#### [Task directions]
Scan the material below for the word "planned", then copy every line in which it appears.

#### [Supplied data]
- - - - -

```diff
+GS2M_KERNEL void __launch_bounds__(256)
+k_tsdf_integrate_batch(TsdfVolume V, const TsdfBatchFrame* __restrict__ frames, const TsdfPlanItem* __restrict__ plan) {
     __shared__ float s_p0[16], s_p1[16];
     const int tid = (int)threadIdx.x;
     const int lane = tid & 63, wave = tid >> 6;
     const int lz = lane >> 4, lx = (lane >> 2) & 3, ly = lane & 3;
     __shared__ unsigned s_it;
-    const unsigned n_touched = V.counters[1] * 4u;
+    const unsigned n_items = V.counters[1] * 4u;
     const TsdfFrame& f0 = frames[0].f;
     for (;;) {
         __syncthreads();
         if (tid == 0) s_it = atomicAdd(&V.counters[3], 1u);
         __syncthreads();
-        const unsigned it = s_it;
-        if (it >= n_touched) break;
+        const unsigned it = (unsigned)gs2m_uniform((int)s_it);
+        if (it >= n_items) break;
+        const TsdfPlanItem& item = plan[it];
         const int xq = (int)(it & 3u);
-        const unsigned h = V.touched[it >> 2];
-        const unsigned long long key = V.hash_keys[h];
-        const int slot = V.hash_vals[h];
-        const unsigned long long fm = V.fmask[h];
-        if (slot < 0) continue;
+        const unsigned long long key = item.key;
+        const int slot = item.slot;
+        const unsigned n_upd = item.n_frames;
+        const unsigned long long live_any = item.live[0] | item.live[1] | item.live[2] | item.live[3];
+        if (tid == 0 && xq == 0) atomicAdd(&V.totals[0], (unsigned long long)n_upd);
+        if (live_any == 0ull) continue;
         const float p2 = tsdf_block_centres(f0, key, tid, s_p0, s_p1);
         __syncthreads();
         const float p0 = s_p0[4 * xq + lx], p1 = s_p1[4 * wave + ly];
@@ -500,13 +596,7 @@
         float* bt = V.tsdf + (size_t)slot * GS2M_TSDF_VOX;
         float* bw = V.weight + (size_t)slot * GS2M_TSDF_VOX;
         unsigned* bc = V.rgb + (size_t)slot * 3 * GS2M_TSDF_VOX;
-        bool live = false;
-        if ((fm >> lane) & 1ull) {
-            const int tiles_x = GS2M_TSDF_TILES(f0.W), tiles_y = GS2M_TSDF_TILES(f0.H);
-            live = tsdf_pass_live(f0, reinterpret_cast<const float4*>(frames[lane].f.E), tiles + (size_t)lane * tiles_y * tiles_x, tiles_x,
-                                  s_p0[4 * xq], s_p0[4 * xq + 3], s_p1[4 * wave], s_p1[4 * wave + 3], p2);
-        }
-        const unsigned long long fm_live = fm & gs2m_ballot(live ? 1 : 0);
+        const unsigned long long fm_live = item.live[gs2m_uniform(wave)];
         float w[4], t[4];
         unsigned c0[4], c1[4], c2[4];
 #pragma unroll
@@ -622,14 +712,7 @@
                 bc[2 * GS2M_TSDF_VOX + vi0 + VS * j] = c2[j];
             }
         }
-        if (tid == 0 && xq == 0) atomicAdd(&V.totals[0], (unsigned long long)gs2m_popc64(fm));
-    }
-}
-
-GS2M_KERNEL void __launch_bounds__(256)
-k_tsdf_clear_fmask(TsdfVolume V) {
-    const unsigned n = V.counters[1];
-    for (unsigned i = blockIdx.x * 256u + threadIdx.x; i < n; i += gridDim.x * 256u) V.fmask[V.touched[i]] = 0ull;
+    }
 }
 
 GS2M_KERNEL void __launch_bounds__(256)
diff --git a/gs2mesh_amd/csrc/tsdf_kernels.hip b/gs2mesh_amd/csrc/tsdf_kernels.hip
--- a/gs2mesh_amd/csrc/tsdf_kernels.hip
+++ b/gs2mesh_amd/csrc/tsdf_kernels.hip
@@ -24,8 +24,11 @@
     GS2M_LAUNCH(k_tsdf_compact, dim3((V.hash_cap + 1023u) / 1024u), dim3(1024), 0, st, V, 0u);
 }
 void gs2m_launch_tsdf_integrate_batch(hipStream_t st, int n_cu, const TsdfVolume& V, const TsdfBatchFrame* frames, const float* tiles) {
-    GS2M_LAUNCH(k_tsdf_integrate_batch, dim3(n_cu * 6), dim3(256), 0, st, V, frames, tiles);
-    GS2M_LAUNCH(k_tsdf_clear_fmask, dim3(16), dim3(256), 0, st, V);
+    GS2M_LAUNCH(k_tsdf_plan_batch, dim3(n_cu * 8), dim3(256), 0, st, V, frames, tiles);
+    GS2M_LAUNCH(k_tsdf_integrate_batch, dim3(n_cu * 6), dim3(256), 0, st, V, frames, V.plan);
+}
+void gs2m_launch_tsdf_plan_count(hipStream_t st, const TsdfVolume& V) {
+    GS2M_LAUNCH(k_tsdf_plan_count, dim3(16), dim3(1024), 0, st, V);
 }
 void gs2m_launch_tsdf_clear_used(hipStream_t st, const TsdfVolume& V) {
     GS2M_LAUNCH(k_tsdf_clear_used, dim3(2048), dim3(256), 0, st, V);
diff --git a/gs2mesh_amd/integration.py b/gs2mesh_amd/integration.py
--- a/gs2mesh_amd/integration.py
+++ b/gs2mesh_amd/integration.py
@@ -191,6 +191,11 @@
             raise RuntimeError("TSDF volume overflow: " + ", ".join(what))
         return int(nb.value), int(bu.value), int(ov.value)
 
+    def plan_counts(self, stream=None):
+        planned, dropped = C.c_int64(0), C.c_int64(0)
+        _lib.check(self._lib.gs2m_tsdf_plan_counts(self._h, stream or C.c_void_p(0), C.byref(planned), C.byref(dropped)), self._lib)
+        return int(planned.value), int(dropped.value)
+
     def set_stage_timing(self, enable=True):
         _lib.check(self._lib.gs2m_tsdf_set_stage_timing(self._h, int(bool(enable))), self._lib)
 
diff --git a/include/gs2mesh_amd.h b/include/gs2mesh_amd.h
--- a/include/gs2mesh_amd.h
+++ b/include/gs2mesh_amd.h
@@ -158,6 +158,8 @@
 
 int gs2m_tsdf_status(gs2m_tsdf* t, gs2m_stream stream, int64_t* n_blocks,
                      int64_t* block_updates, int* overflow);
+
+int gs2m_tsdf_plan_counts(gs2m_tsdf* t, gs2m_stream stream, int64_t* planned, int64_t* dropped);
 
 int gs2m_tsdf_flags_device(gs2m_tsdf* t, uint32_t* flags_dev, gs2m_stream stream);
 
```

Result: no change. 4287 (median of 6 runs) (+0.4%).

- - - - -

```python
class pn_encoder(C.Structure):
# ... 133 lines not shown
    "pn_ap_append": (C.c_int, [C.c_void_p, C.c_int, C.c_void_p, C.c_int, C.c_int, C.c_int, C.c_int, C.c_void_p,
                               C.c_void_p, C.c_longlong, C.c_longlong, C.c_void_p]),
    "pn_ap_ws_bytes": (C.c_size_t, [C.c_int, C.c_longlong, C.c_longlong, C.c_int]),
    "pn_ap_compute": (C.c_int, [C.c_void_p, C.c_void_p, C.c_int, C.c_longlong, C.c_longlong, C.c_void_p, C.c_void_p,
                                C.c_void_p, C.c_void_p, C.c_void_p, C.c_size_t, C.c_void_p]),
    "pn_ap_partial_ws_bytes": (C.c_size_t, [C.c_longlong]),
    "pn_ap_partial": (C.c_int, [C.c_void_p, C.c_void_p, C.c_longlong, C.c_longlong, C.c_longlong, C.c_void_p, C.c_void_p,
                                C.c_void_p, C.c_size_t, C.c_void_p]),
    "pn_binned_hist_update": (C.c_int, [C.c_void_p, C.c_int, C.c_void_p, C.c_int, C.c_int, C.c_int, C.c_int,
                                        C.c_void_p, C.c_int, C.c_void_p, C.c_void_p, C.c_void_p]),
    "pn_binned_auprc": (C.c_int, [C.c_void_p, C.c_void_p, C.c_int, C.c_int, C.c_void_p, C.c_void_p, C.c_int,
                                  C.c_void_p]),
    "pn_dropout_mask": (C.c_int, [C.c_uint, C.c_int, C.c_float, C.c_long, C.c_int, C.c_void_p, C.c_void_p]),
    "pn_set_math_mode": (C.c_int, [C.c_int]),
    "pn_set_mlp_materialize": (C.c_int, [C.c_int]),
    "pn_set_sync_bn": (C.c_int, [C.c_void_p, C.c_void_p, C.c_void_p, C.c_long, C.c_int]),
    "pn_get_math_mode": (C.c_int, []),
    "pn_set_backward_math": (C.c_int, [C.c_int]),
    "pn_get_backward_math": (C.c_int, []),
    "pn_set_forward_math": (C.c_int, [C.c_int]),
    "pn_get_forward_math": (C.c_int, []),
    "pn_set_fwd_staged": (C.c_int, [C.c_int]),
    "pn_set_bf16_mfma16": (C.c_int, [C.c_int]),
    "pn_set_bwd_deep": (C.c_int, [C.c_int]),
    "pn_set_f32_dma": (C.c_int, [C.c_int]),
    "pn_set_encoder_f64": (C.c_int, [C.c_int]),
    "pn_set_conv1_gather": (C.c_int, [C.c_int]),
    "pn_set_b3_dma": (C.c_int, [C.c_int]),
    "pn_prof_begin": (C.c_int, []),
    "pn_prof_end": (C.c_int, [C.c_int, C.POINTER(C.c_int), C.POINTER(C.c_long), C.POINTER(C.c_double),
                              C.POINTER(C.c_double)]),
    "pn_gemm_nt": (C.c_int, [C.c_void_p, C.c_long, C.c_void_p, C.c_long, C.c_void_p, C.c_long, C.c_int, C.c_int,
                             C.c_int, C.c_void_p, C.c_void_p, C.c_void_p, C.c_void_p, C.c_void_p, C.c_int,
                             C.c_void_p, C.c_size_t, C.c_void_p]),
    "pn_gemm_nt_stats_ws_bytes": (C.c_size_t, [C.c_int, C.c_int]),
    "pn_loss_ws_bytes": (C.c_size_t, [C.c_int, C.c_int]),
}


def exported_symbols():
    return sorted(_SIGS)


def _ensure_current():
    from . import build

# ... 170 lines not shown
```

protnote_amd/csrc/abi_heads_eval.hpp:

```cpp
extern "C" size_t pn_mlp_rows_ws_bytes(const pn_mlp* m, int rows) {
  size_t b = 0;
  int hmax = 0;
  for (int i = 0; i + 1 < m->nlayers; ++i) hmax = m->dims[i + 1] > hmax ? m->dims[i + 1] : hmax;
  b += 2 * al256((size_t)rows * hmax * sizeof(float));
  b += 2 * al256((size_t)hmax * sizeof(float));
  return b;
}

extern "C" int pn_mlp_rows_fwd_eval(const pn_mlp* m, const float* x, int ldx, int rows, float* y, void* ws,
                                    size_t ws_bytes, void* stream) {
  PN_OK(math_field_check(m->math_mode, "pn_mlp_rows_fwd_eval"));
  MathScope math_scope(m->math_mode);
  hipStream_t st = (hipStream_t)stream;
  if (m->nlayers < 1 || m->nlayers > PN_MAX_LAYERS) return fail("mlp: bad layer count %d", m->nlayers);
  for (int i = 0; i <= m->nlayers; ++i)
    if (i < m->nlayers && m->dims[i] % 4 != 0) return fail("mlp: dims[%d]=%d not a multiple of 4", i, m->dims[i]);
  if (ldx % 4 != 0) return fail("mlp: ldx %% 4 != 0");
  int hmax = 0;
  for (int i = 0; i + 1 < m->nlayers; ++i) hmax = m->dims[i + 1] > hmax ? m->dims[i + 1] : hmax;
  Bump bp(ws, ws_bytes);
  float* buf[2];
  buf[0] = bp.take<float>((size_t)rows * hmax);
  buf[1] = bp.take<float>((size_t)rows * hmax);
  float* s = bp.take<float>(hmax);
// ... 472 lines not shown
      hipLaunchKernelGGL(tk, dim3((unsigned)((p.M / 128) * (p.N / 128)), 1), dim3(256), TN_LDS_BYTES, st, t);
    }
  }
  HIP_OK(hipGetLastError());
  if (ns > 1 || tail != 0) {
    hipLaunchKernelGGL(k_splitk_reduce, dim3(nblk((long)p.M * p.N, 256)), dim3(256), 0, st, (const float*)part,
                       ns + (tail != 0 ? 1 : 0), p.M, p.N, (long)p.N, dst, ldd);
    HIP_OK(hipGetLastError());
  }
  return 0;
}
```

- - - - -

#### [Your response]
+        planned, dropped = C.c_int64(0), C.c_int64(0)
+        _lib.check(self._lib.gs2m_tsdf_plan_counts(self._h, stream or C.c_void_p(0), C.byref(planned), C.byref(dropped)), self._lib)
+        return int(planned.value), int(dropped.value)
+int gs2m_tsdf_plan_counts(gs2m_tsdf* t, gs2m_stream stream, int64_t* planned, int64_t* dropped);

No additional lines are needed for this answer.